Scoring that actually survives contact with reality
I’m suspicious of any eval that collapses into a single number. One number hides everything that matters: whether you regressed on the adversarial slice, whether your easy cases are still easy, whether your latency just doubled.
Every eval run produces a table, not a score. Rows are slices (tags crossed with difficulty). Columns are metrics. Humans read it in fifteen seconds and know whether to ship.
For retrieval the columns are the usual suspects: recall@k, precision@k, mean reciprocal rank. For generation I lean on a judge model for rubric adherence, but I always pair it with at least one deterministic check. Contains this string. Is valid JSON. Cites a document that actually exists. Deterministic checks keep the judge honest.

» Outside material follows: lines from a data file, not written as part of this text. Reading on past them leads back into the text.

+                    for (int j = 0; j < 4; j++) { int const q = min(r + j, last); len[j] = at(q) >> 24; sy[j] = S.sym[q][c]; }
+                    #pragma unroll
+                    for (int j = 0; j < 4; j++) if (r + j <= last) { ct[sy[j] * GROUP] = len[j] << 16; perLen.add(len[j]); }
+                }
+                for (u32 r = last + 1; r <= msv; r++) ct[S.sym[r][c] * GROUP] = 0;
                 S.tlog[c] = (u8)mb;
             }
+            FSEB_PLAN_CLOCK(5);
         }
         __syncwarp();
         if (live && !is_err(res)) {
             u64 const cap = enc_cap(g, b0 + c);
             u32* const area = &S.nd[0][0] + c * HDR_STRIDE;
+            u32* const lens = area + LENHIST_AT;
+            lens[0] = (u32)perLen.lo; lens[1] = (u32)(perLen.lo >> 32); lens[2] = (u32)perLen.hi; lens[3] = (u32)(perLen.hi >> 32);
             struct Col { const u32* p; __device__ u32 operator[](u32 i) const { return p[i * GROUP]; } };
-            res = d_huf_write_ctable(reinterpret_cast<u8*>(area), cap < 136 ? cap : 136, Col{ ct }, msv, S.tlog[c], area + 34);
+#if FSEB200_HUFE_TREE
+            res = d_huf_write_ctable(reinterpret_cast<u8*>(area), cap < 136 ? cap : 136, Col{ ct }, msv, S.tlog[c], perLen, area + 34);
+#else
+            res = 64; (void)cap;
+#endif
+            FSEB_PLAN_CLOCK(9);
         }
         S.res[c] = res;
     }
     __syncthreads();
+    FSEB_PLAN_CLOCK(10);
 
     #pragma unroll 1
     for (u32 c = warp; c < GROUP; c += PLAN_WARPS) {
@@ -353,9 +390,29 @@
             return (decltype(form)::value == 4) ? (u32)P.segCount[k][sy] : (u32)P.segCount[0][sy] + P.segCount[1][sy] + P.segCount[2][sy] + P.segCount[3][sy];
         };
         auto const new_cells = [&](u32 (&cell)[8]) {
-            u32 const msv = S.msv[c];
+            u32 const msv = S.msv[c], mb = S.tlog[c];
+            u32* const h = &S.nd[0][0] + c * HDR_STRIDE + LENHIST_AT;
+            LenHist perLen;
+            perLen.lo = h[0] | (u64)h[1] << 32; perLen.hi = h[2] | (u64)h[3] << 32;
+            u32 mine = 0, v = 0;
             #pragma unroll
-            for (u32 i = 0; i < 8; i++) cell[i] = (i * 32 + lane <= msv) ? S.nd[CT_ROW + i * 32 + lane][c] : 0u;
+            for (u32 k = HUF_MAX_TLOG; k >= 1; k--) { if (k == lane) mine = v; if (k <= mb) v = (v + perLen.get(k)) >> 1; }
+            __syncwarp();
+            if (lane <= HUF_MAX_TLOG) h[4 + lane] = mine;
+            __syncwarp();
+            u32 const before = (1u << lane) - 1;
+            #pragma unroll
+            for (u32 i = 0; i < 8; i++) {
+                u32 const sy = i * 32 + lane;
+                bool const in = sy <= msv;
+                u32 const len = in ? S.nd[CT_ROW + sy][c] >> 16 : 0xFFu;
+                u32 const same = __match_any_sync(FULL, len);
+                u32 const val = in ? h[4 + len] + __popc(same & before) : 0u;
+                __syncwarp();
+                if (in && (same >> lane) == 1u) h[4 + len] += __popc(same);
+                __syncwarp();
+                cell[i] = in ? (val & 0xFFFF) | (len << 16) : 0u;
+            }
         };
         auto const block_counts = [&](u32 (&sum)[8]) {
             #pragma unroll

The harness, in as few lines as possible
The harness is deliberately boring. A Python script, a YAML config, a folder of case files. No framework. I have opinions about why:
- Frameworks bake in assumptions about what an eval is. Domains vary too much.
- The harness needs to be legible to a non-engineer who wants to add a case.
- It has to run in under sixty seconds locally. Anything longer and people stop running it.
# evals/run.py
from pathlib import Path
import yaml, json, time
cases = [yaml.safe_load(p.read_text()) for p in Path("cases").glob("*.yml")]
results = []
for case in cases:
t0 = time.time()
out = retriever.query(case["input"], k=8)
results.append({
"id": case["id"],
"tags": case["tags"],
"recall": score_recall(out, case),
"forbidden_hit": any(r.id in case["must_not_refs"] for r in out),
"latency_ms": int((time.time() - t0) * 1000),
})
print_table(group_by(results, "tags.category"))
That’s the whole harness. Everything interesting lives in cases/ and in the scoring functions, which are three or four lines each.
In CI, finally
Once the harness is stable for a week, it goes into CI as a required check. Not a gate on a single number. A gate on regression. The rule: no slice can drop more than two percentage points vs. the baseline without a human approving it. That’s it. You’d be amazed how many “small” prompt edits this catches.
What makes this work is that the baseline is stored as a JSON artifact in the repo. Every change produces a diff you can read like a code review: “adversarial/deprecated-SKU recall@5 dropped from 0.91 to 0.78, +42ms latency.” You ship it, or you don’t, but the argument is concrete.
What it cost, what it bought
Building out the dataset properly took roughly four working days on the last engagement. Two with the domain expert, two cleaning and labelling. The harness took an afternoon. The CI wire up took an hour. Call it a week of one person’s time on a project that will run for years.
In return: the first time we swapped the embedding model, we saw the adversarial slice crater in the PR. The second time, we caught a prompt tweak that quietly broke JSON output for 12% of cases. Neither would have been visible to a human reviewer reading the diff. Both would have shipped to production, and both would have been discovered by the support team three weeks later. Politely. At scale.
The loop is small. The loop is boring. It is the single highest leverage thing I do on any agent project. Everything else (the agent graph, the retrieval strategy, the prompt library) is downstream of “can I measure whether this change made things better.”
If you’re shipping LLM features and you don’t have this yet, build the dataset tomorrow. Skip the harness. Skip the CI. Just write forty cases. The rest will follow.